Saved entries
++++++++++++++++++++

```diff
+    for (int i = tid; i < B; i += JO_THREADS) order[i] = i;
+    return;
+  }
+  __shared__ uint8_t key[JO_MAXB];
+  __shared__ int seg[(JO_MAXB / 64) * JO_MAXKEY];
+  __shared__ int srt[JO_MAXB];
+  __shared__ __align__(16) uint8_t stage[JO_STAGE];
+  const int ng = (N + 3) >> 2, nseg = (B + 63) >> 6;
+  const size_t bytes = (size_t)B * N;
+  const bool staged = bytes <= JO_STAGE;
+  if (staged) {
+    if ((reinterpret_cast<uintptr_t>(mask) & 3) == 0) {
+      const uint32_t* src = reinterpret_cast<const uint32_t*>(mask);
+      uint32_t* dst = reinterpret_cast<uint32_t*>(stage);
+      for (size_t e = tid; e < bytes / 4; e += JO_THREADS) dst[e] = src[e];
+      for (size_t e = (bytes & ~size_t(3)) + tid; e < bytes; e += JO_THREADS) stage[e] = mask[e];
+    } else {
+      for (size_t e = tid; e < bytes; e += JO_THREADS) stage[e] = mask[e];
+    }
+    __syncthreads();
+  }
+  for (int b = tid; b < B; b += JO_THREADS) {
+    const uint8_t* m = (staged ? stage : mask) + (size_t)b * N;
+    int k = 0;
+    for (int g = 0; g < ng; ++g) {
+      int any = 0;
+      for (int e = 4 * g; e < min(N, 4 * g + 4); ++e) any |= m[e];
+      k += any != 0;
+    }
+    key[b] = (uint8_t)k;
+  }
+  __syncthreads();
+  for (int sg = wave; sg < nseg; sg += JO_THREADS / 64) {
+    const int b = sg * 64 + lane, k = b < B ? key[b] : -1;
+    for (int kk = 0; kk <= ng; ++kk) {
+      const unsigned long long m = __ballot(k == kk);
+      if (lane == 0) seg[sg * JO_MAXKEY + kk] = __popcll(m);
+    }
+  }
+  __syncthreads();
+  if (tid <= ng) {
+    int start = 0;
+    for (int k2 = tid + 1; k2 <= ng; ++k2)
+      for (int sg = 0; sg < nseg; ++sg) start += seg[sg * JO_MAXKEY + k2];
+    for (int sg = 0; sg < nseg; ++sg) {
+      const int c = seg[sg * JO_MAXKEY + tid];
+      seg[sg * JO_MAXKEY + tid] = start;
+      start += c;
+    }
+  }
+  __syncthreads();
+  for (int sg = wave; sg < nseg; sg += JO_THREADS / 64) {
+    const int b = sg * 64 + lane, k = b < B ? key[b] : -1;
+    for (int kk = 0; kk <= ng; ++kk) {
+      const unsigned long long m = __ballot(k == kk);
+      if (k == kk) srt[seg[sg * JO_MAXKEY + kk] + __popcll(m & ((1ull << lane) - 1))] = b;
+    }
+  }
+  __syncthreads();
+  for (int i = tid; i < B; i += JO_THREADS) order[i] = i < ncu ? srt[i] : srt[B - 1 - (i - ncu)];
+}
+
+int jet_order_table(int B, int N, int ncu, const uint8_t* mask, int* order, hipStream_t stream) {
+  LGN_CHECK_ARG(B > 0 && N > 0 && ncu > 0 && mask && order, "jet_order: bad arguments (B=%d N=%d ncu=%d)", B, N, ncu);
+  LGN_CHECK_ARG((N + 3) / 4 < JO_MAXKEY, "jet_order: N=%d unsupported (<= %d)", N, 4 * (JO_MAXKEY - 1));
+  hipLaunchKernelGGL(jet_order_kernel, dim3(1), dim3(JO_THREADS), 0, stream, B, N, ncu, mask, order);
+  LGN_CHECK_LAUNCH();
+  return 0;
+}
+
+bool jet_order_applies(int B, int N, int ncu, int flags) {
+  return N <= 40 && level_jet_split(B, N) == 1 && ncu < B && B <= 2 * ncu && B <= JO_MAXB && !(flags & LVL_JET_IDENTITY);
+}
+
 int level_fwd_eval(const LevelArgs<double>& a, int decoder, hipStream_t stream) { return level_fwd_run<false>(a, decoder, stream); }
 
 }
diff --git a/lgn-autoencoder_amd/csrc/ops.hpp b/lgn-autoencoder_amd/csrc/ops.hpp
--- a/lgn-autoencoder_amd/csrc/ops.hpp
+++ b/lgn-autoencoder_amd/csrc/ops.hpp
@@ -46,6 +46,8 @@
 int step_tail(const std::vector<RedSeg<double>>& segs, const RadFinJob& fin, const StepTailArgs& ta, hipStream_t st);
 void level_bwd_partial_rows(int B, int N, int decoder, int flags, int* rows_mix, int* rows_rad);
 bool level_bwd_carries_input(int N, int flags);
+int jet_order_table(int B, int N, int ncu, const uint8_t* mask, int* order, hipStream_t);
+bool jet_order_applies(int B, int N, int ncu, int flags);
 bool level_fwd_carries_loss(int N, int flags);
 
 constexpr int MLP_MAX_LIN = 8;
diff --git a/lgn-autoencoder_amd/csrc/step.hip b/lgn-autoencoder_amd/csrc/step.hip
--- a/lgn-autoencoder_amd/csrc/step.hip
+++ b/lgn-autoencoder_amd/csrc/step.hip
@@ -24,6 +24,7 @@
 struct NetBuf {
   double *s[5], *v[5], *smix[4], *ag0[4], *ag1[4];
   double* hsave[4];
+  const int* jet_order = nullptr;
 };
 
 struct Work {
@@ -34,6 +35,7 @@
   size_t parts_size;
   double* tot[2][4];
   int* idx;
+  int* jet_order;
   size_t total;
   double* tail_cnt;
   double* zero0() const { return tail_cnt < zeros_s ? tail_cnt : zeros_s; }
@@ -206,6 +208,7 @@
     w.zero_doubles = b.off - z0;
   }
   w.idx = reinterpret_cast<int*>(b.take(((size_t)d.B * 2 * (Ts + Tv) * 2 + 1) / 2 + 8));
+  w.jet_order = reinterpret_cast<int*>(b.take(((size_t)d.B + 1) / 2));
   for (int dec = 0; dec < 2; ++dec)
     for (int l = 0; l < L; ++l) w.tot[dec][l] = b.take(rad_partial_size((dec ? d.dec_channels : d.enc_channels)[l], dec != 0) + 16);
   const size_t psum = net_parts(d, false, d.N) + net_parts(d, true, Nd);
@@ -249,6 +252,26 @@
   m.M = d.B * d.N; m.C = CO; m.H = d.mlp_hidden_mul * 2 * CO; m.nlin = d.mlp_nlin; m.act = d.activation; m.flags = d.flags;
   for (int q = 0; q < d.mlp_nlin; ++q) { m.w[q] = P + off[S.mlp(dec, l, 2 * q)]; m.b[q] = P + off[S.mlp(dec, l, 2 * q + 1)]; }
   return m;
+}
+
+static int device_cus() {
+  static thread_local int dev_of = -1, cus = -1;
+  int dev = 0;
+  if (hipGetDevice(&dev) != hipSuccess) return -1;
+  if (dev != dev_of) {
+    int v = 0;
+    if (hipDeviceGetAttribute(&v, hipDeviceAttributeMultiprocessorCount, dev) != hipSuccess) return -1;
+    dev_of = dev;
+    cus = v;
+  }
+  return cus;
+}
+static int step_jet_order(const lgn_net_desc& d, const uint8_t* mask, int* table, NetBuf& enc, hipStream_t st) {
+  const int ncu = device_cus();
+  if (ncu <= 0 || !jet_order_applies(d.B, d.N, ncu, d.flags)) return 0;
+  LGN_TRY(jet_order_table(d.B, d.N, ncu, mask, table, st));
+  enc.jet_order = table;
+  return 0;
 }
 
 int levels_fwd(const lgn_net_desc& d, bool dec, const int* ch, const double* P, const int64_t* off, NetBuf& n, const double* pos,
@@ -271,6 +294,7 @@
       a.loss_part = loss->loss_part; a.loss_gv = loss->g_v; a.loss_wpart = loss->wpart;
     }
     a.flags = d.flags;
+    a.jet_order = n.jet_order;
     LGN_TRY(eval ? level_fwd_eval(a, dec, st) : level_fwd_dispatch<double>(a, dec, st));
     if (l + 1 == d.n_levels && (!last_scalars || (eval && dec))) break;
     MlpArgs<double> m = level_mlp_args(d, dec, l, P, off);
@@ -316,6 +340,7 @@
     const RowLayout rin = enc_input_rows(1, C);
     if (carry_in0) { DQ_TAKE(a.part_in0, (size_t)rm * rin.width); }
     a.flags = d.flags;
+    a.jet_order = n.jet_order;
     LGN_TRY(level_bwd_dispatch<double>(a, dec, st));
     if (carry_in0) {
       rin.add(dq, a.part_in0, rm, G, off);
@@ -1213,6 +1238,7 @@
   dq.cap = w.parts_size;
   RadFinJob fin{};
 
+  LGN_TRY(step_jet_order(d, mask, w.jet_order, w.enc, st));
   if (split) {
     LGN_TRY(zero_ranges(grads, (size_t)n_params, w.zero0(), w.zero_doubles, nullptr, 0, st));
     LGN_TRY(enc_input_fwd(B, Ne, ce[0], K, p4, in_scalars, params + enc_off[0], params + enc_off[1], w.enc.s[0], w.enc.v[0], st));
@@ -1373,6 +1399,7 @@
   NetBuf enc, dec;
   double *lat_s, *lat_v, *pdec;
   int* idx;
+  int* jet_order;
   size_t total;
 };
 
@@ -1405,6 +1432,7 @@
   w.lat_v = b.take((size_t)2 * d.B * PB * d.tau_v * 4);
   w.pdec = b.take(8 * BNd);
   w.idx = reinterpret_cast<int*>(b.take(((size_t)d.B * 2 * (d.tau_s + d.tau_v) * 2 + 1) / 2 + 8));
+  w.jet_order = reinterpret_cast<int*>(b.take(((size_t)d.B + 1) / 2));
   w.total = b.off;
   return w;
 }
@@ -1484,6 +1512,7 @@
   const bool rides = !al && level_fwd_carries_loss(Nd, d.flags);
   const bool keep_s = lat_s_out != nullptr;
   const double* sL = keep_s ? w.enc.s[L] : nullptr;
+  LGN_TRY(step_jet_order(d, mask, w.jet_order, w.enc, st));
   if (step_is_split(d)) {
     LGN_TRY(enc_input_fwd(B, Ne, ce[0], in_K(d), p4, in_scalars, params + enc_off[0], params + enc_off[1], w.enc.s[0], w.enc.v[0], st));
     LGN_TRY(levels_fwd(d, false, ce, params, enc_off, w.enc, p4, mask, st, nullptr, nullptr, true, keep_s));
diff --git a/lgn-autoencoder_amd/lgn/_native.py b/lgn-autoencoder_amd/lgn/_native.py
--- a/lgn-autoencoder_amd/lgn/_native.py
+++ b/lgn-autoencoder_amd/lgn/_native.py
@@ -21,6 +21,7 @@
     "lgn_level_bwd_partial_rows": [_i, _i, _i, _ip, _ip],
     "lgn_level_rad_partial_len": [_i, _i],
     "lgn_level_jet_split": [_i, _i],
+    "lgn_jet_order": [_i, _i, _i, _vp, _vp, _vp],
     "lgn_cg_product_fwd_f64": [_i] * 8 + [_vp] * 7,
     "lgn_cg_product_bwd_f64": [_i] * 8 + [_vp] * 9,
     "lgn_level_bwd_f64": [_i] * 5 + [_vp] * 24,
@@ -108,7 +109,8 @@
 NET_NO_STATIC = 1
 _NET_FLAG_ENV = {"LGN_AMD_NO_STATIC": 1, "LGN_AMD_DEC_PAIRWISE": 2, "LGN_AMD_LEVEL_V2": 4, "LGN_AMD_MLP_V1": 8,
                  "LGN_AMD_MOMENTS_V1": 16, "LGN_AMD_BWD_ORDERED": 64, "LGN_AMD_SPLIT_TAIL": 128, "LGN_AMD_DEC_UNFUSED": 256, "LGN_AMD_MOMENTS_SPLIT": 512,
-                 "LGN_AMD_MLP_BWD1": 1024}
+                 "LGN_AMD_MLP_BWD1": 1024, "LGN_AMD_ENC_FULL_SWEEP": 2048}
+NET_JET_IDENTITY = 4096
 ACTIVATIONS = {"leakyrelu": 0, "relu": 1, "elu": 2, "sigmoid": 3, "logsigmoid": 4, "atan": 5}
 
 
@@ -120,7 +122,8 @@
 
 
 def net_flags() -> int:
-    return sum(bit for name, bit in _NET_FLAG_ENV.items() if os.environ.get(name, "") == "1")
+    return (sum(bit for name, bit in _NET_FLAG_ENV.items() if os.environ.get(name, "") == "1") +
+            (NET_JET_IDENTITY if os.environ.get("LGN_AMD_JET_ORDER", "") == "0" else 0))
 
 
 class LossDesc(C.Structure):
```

++++++++++++++++++++

PROBLEM TO SOLVE
Your task is to list each line of the records with the word "NetBuf".

SOLUTION BELOW
 struct NetBuf {
+static int step_jet_order(const lgn_net_desc& d, const uint8_t* mask, int* table, NetBuf& enc, hipStream_t st) {
 int levels_fwd(const lgn_net_desc& d, bool dec, const int* ch, const double* P, const int64_t* off, NetBuf& n, const double* pos,
   NetBuf enc, dec;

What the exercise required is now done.